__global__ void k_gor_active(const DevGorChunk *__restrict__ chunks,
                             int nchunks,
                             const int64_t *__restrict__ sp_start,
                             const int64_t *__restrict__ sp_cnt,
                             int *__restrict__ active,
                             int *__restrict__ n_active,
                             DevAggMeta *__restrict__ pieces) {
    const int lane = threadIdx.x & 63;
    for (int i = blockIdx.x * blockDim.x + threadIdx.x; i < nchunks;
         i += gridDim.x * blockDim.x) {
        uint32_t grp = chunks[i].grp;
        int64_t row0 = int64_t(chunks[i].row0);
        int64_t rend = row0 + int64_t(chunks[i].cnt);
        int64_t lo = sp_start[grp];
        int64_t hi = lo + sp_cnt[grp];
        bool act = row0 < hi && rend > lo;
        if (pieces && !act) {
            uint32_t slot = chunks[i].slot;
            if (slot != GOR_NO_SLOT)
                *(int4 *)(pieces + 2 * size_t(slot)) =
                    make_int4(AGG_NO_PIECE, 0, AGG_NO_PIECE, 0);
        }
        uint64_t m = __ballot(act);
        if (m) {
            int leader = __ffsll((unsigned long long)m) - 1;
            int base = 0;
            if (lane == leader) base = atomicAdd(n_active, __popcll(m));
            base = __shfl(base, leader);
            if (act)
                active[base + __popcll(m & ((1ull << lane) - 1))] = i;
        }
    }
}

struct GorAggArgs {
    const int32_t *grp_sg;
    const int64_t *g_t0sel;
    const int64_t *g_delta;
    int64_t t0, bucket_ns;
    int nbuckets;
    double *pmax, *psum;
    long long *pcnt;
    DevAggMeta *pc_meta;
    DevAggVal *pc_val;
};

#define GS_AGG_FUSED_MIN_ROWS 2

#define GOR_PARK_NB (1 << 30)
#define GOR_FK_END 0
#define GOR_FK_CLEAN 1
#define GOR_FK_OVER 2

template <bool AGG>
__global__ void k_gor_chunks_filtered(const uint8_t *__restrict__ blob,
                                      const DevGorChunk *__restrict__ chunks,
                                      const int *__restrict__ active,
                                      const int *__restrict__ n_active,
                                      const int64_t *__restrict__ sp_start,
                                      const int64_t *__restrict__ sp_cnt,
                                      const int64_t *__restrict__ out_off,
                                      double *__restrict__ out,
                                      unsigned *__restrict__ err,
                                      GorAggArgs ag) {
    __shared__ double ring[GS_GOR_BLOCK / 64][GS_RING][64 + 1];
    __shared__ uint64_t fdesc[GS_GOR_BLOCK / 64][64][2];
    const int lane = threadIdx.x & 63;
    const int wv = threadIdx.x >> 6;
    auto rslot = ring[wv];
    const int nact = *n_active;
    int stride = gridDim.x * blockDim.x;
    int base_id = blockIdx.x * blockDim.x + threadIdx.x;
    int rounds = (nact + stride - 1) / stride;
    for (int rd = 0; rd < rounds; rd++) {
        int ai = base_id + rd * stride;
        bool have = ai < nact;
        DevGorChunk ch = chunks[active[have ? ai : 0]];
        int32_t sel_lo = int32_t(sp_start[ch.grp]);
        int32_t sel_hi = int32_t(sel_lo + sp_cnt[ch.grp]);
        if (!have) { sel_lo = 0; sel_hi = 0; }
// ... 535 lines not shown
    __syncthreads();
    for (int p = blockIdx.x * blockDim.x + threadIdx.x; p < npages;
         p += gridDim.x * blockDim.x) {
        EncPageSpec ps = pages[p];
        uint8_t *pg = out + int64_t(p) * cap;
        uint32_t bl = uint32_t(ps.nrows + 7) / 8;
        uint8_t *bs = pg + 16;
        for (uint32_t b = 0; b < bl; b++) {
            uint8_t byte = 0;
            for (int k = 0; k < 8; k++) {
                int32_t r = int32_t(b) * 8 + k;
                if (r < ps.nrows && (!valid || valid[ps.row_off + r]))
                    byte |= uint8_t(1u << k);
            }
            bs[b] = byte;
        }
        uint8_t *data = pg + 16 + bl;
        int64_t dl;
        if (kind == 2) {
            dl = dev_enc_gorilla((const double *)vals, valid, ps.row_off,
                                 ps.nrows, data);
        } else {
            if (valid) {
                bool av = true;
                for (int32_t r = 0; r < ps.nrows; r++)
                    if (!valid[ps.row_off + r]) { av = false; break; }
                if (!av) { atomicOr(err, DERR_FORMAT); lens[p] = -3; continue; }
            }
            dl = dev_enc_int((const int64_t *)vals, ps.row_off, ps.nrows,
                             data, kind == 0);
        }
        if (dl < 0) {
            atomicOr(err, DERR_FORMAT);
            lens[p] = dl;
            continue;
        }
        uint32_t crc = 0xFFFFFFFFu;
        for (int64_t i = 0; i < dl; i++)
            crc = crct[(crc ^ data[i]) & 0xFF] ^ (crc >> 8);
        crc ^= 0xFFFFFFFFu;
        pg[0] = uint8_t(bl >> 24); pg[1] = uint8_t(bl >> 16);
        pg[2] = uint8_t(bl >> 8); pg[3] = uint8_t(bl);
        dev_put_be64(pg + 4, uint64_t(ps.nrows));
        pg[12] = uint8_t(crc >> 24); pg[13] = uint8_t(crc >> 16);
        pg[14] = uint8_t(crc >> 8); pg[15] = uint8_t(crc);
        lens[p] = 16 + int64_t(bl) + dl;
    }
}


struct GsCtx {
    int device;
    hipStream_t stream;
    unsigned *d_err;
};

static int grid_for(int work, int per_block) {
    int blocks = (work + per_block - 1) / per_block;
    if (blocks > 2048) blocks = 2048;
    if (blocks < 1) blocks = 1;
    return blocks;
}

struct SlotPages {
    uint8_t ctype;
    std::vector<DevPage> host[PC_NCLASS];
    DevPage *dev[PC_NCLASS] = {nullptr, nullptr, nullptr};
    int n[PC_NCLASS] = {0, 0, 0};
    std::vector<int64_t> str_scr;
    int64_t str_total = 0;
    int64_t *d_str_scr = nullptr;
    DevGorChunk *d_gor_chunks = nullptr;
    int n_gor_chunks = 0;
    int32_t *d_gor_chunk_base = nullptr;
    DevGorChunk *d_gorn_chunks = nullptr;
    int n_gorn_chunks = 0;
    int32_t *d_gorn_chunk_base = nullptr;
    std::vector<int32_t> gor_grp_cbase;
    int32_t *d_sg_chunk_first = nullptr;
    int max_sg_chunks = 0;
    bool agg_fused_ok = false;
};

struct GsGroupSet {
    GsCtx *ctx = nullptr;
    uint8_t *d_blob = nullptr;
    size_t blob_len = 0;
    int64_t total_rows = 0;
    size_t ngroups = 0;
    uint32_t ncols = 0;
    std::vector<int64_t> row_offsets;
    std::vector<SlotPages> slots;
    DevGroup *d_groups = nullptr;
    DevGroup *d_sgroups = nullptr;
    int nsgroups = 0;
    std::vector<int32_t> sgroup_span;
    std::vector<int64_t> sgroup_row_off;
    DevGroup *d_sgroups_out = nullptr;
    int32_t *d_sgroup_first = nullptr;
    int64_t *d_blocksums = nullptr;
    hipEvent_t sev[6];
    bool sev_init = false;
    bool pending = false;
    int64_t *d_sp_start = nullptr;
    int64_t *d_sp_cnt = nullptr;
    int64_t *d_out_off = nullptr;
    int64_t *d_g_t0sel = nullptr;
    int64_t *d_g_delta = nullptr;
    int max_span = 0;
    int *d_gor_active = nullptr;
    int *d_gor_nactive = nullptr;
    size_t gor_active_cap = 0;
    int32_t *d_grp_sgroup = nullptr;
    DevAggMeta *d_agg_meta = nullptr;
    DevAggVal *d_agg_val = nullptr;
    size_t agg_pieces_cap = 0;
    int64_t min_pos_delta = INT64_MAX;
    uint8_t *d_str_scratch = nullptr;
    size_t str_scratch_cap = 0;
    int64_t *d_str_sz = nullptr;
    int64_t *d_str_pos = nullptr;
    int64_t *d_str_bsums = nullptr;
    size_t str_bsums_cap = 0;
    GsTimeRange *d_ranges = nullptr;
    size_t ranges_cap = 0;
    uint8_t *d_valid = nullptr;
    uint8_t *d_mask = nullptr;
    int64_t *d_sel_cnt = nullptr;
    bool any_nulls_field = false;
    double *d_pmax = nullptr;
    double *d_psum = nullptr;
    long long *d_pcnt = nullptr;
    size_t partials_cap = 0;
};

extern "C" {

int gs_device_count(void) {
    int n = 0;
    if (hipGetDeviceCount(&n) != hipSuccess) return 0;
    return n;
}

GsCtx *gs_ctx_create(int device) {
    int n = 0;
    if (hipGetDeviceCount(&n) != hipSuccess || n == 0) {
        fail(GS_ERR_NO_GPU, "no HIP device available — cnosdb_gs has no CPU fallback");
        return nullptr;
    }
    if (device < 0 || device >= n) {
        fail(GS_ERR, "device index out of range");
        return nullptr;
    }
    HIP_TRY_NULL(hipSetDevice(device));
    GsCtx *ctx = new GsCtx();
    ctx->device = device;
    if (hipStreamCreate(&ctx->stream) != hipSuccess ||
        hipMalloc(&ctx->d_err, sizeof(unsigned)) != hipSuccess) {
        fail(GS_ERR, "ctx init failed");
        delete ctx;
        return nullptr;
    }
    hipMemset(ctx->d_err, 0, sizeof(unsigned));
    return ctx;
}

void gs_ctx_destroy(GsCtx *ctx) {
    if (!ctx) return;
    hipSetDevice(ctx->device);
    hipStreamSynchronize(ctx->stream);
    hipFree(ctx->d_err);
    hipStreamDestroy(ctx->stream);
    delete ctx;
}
━━━
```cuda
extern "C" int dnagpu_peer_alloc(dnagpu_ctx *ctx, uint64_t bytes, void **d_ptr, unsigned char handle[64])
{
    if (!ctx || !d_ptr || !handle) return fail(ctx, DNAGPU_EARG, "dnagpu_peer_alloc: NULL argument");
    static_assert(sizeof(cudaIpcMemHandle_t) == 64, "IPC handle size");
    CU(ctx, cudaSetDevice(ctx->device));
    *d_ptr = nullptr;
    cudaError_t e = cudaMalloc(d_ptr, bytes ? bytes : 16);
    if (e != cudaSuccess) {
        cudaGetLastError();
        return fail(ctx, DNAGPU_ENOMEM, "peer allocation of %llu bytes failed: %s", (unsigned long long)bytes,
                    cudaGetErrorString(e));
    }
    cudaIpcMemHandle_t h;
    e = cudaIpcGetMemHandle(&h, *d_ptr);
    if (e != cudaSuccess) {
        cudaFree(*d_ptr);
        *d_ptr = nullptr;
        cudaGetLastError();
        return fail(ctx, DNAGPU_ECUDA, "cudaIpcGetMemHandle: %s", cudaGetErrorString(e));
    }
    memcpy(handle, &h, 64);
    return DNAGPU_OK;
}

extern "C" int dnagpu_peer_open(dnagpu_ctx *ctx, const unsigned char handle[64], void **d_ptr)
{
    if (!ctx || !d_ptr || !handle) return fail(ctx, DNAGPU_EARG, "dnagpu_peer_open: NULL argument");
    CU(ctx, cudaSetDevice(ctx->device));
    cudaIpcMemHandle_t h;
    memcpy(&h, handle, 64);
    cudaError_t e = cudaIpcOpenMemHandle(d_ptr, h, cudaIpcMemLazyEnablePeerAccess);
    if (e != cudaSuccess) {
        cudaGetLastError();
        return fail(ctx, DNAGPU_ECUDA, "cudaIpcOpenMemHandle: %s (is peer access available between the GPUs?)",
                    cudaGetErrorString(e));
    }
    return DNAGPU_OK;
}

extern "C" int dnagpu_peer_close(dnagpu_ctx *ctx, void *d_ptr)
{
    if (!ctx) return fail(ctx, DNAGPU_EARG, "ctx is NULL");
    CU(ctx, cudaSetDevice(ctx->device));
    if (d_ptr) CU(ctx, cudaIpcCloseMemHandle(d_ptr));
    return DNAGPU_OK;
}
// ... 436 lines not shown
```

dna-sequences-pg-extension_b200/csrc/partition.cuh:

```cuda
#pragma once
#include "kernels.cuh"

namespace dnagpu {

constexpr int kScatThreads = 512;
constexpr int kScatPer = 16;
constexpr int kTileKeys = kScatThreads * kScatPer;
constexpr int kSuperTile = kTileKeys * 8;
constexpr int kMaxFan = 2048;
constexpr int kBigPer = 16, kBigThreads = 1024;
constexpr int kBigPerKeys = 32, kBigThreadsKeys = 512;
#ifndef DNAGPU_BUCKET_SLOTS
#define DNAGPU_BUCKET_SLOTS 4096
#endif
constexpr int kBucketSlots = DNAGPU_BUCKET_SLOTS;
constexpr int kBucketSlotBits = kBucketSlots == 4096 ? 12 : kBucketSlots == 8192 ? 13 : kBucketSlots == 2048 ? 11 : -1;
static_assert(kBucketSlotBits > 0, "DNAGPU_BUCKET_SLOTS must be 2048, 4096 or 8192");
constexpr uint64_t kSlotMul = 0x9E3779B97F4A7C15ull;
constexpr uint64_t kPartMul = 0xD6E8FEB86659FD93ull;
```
━━━
WHAT YOU HAVE TO DO:
Count how many lines of the listing include "kScatPer". Nothing but the number is wanted.

RESULT OF THE EXERCISE:
2